(Records excerpted from a collection)
________________
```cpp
template <auto K>
inline const void* big_lds_kernel() {
    static const hipError_t once = hipFuncSetAttribute(reinterpret_cast<const void*>(K), hipFuncAttributeMaxDynamicSharedMemorySize, 160 * 1024);
    (void)once;
    return reinterpret_cast<const void*>(K);
}
template <auto K, class... Args>
inline void launch_big_lds(dim3 grid, dim3 block, size_t lds, hipStream_t s, const Args&... args) {
    (void)big_lds_kernel<K>();
    hipLaunchKernelGGL(K, grid, block, lds, s, args...);
}


enum { EPI_BIAS = 0, EPI_BIAS_RELU = 1, EPI_SCALE_SHIFT_ELU = 2, EPI_NONE = 3, EPI_ELUGRAD = 4, EPI_SIGGRAD = 5 };

struct GemmArgs {
    const float* A; int lda; int M; int K;
// ... 33 lines not shown
};
void launch_mask(const MaskArgs& a, hipStream_t s);
void launch_deconv1_x6(const GemmArgs& a, hipStream_t s);
void launch_mask_x6(const MaskArgs& a, hipStream_t s);

struct ConvArgs {
    const float* in; float* out; int n;
    const float4* Wp; const float* w_raw;
    const float* scale; const float* shift;
    int mode; const float* yprev;
    DynCount dyn;
};
void launch_conv1(const ConvArgs& a, hipStream_t s);
void launch_conv2(const ConvArgs& a, hipStream_t s);
void launch_conv2_x3(const ConvArgs& a, hipStream_t s);
void launch_conv3_x3(const ConvArgs& a, hipStream_t s);
void launch_conv3(const ConvArgs& a, hipStream_t s);
void launch_deconv2(const ConvArgs& a, hipStream_t s);
void launch_deconv3(const ConvArgs& a, hipStream_t s);
void launch_deconv4(const ConvArgs& a, hipStream_t s);

struct EncArgs {
    const float* frames; int n_scenes; int T; int mno;
    float sx, sy; int H;
    const float* wx_g; const float* b_g;
    const float* wx_c; const float* b_c;
    const float4* Whg; const float4* Whc;
    float* out; int ldo;
    float* p_last;
    uint8_t* valid;
    float* sv_r; float* sv_u; float* sv_c; float* sv_h; float* sv_x;
    int n_roll; const float* w5; const float* b5;
    const float* normals; float* roll_out;
    DynCount dyn;
};
void launch_encoder(const EncArgs& a, hipStream_t s);
void launch_encoder_pair(const EncArgs& past, const EncArgs& fut, hipStream_t s);
void launch_encoder_bf16(const EncArgs& a, hipStream_t s);

struct RollArgs {
    const float* h_T; int R; int K; int mno; int H; int T;
    const float* wx_g; const float* b_g; const float* wx_c; const float* b_c; const float4* Whg; const float4* Whc;
    const float* w5; const float* b5;
    const float* normals; RngArgs g;
    float* Y;
};
void launch_rollout_samples(const RollArgs& a, hipStream_t s);
void launch_rollout_normals(const RngArgs& g, float* out, int R, int T, int K, int mno, hipStream_t s);

struct DecArgs {
    const float* xz; const float* Hx; int ldhx; const float* p_last;
    int R; int K; int mno; int H; int T;
    const float4* Wxg; const float4* Wxc; const float4* Whg; const float4* Whc;
    const float* b_g; const float* b_c;
    const float* w_head; const float* b_head;
    float* Y;
    float* hdump;
    float* sv_r; float* sv_u; float* sv_c;
    DynCount dyn;
};
void launch_decoder(const DecArgs& a, hipStream_t s);
void launch_decoder_bf16(const DecArgs& a, hipStream_t s);

struct IocArgs {
    float* Y; float* score;
    const float* Hx; int ldhx; const float* p_last; const uint8_t* valid;
    int R; int K; int mno; int H; int T; int iters;
    int C; int Gh; int Gw; int E_v; int G; float nb_w, nb_h;
    const float* grids; const int32_t* grid_of_scene;
    const float* w_vel; const float* b_vel;
    const float4* Wsoc; const float* b_soc;
    const float4* Wsoc_c;
    const float4* Wg; const float4* Wc; const float* b_g; const float* b_c;
    const float* w_score; const float* b_score;
    const float4* Wreg; const float* b_reg; int NTreg;
    int variant;
    long long* dbg;
    float* hex; int* grp_cnt; int* err;
    int nspl;
    float* sv_x; float* sv_r; float* sv_u; float* sv_c; float* sv_h;
    const float* bin_tab;
    int gpt; int ngrp;
    DynCount dyn;
};
void launch_ioc(const IocArgs& a, bool wide, hipStream_t s);
void launch_ioc_cluster(const IocArgs& a, hipStream_t s);
int ioc_bin_split_capacity(const IocArgs& a, int n);
void launch_ioc_bf16(const IocArgs& a, bool wide, hipStream_t s);
int launch_ioc_bf16_cluster(const IocArgs& a, hipStream_t s);
void launch_ioc_x3(const IocArgs& a, hipStream_t s);
void launch_ioc_x6(const IocArgs& a, hipStream_t s);
void launch_ioc_x6r2(const IocArgs& a, hipStream_t s);
void launch_ioc_x3r2(const IocArgs& a, hipStream_t s);
void launch_decoder_x6(const DecArgs& a, hipStream_t s, int np = 3);
void launch_deconv2_x6(const ConvArgs& a, hipStream_t s, int np = 3);
void launch_deconv3_x6(const ConvArgs& a, hipStream_t s, int np = 3);
struct IocStepArgs {
    int t; int rank; int nranks; int m_loc; int n_scenes; int K; int R;
    int H; int T; int Gh; int Gw; int G; float nb_w, nb_h;
    const float* Yall; const float* plast_all; const uint8_t* valid_all; const float* Hall;
    int peer; const float* Yp[8]; const float* plp[8]; const uint8_t* vp[8]; const float* Hp[8];
    const float* st_h; float* st_h_out; float* st_score; float* st_h_copy;
    const float* grids; const int32_t* grid_of_scene;
    const float* w_vel; const float* b_vel; const float4* Wsoc; const float* b_soc;
    const float4* Wg; const float4* Wc; const float* b_g; const float* b_c; const float* w_score;
    const float* bin_tab;
    int np; size_t plo_soc, plo_g, plo_c;
};
void launch_ioc_step(const IocStepArgs& a, hipStream_t s);
struct PeerFlags { const unsigned* f[8]; };
void launch_peer_wait(const PeerFlags& flags, int nranks, const unsigned* epoch, unsigned per_pass, unsigned stage, int* err, hipStream_t s);
void launch_peer_set(unsigned* flag, const unsigned* epoch, unsigned per_pass, unsigned stage, hipStream_t s);
void launch_peer_epoch(unsigned* epoch, hipStream_t s);
void launch_hx_rows(float* out, const float* HxHy, int ldhx, int n_scenes, int K, int mno, int H, hipStream_t s);
void launch_peer_publish(const uint8_t* valid, const float* p_last, const float* Y, const float* HxHy, int ldhx, uint8_t* o_valid,
                         float* o_plast, float* o_Y, float* o_H, int n_scenes, int K, int mno, int T, int H, hipStream_t s);
void launch_ioc_finish(float* Y, const float* dY, const float* st_score, const float* b_score, float* score, int R, int T, hipStream_t s);
struct ConvArgs;
void launch_deconv2_bf16(const ConvArgs& a, hipStream_t s);
void launch_conv2_bf16(const ConvArgs& a, hipStream_t s);
void launch_conv3_bf16(const ConvArgs& a, hipStream_t s);
void launch_deconv1_bf16(const GemmArgs& a, hipStream_t s);
void launch_mask_bf16(const MaskArgs& a, hipStream_t s);
void launch_deconv3_bf16(const ConvArgs& a, hipStream_t s);
void launch_deconv34_bf16(const ConvArgs& a, const float* sc4, const float* sh4, hipStream_t s);

void launch_neighbor_bins(const float* pos, const uint8_t* valid, int32_t* bins, int n_groups, int mno,
                          float nb_w, float nb_h, int G, const float* bin_tab, hipStream_t s);
void launch_scene_cells(const float* pos, int32_t* cells, int n, int Gh, int Gw, hipStream_t s);

void launch_fill_f32(float* dst, size_t n, float v, hipStream_t s);
void launch_copy_f32(float* dst, const float* src, size_t n, hipStream_t s);
void launch_copy_cols(float* dst, const float* src, size_t rows, int cols, int ld, hipStream_t s);
void launch_instnorm_act(float* x, int n, int P, int C, const float* gamma, const float* beta, int sig, hipStream_t s);
void launch_instnorm_act_oop(const float* x, float* y, int n, int P, int C, const float* gamma, const float* beta, int sig, hipStream_t s);
void launch_instnorm_act_bwd(float* dy, const float* x, const float* y, int n, int P, int C, const float* gamma, int sig, hipStream_t s);
void launch_batchnorm_act(float* x, size_t n, int P, int C, const float* gamma, const float* beta, int sig, float* part, float* stat, hipStream_t s);
void launch_batchnorm_act_bwd(float* dy, const float* x, const float* y, size_t n, int P, int C, const float* gamma, int sig,
                              float* part, float* stat, float* stat2, hipStream_t s);
void launch_conv_direct(const float* in, const float* w, const float* b, float* out, int n, int Hi, int Wi, int Ci,
                        int Co, int stride, int relu, hipStream_t s);
void launch_temporal_conv(const float* frames, const float* w, const float* b, float* rho, int n_scenes, int T, int mno,
                          hipStream_t s);
void launch_feature_pooling(const float* Y, const float* rho, float* out, int R, int T, int K, int mno, hipStream_t s);
void launch_losses(const float* params, const float* Y, const float* fut, const uint8_t* lmask, const float* nfut, float* kld,
                   float* recon, float* cost, int n_scenes, int mno, int K, int T, int L, float sx, float sy, hipStream_t s);
void launch_loss_mask(const uint8_t* valid, const float* fut, uint8_t* lmask, float* nfut, int n_scenes, int mno, int T, hipStream_t s);
void launch_build_windows(const float* frames, int F, int mno_in, const int32_t* starts, int n, int T_obs, int T_pred,
                          int mno, float* past, float* fut, int32_t* err, int lookahead, hipStream_t s);
void launch_gaussian_sample(const float* p, const float* nrm, float* out, int n, hipStream_t s);
void launch_ade_fde(const float* Y, const float* fut, float* out, int n_scenes, int mno, int K, int T, float sx, float sy,
                    hipStream_t s);

struct RankHz { int n; int h[8]; };
constexpr int RANK_MAX_K = 4096;
void launch_rank_select(const float* score, const float* Y, int32_t* order, float* top_Y, float* top_score, int n_scenes, int mno, int K,
                        int T, int n_top, hipStream_t s);
void launch_ranked_errors(const float* Y, const float* fut, const int32_t* order, float* tab, int32_t* cnt, float* out, int n_scenes, int mno,
                          int K, int T, int n_top, const RankHz& hz, float sx, float sy, float ux, float uy, hipStream_t s);

void launch_sample_errors(const float* Y, const float* fut, float* tab, int32_t* cnt, int n_scenes, int mno, int K, int T, const RankHz& hz,
                          float sx, float sy, float ux, float uy, hipStream_t s);

void launch_kde_nll(const float* Y, const float* fut, const float* score, float* w, float* st, float* out, float* frame, int n_scenes, int mno,
                    int K, int T, const RankHz& hz, float sx, float sy, float ux, float uy, float log_floor, hipStream_t s);

void launch_select_diverse(const float* Y, const int32_t* order, const float* score, int32_t* order_out, int32_t* count, float* mass, float* top_Y,
                           float* top_score, int n_scenes, int mno, int K, int T, int metric, int t_end, int n_top, float radius, float ux,
// ... 123 lines not shown
```

### desire_amd/csrc/kernels_rnn.hip

```cpp
#include "common.h"
#include "kernels.h"
#include <cstdlib>
#include <map>
#include <tuple>

#define RNN_WG 512

__device__ __forceinline__ f32x16 splat16(float v) {
    f32x16 z;
#pragma unroll
    for (int i = 0; i < 16; ++i) z[i] = v;
    return z;
}

__device__ __forceinline__ void mma1(f32x16& acc, const float* a_lane, const float4* __restrict__ b_lane, int G) {
    f32x16 t[1] = {acc};
    mma_groups<1>(t, a_lane, 0, b_lane, G);
    acc = t[0];
}
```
________________
The job here is to find each line above with the word "shown" and copy it.

▸ ANSWER FOR THE TASK:
// ... 33 lines not shown
// ... 123 lines not shown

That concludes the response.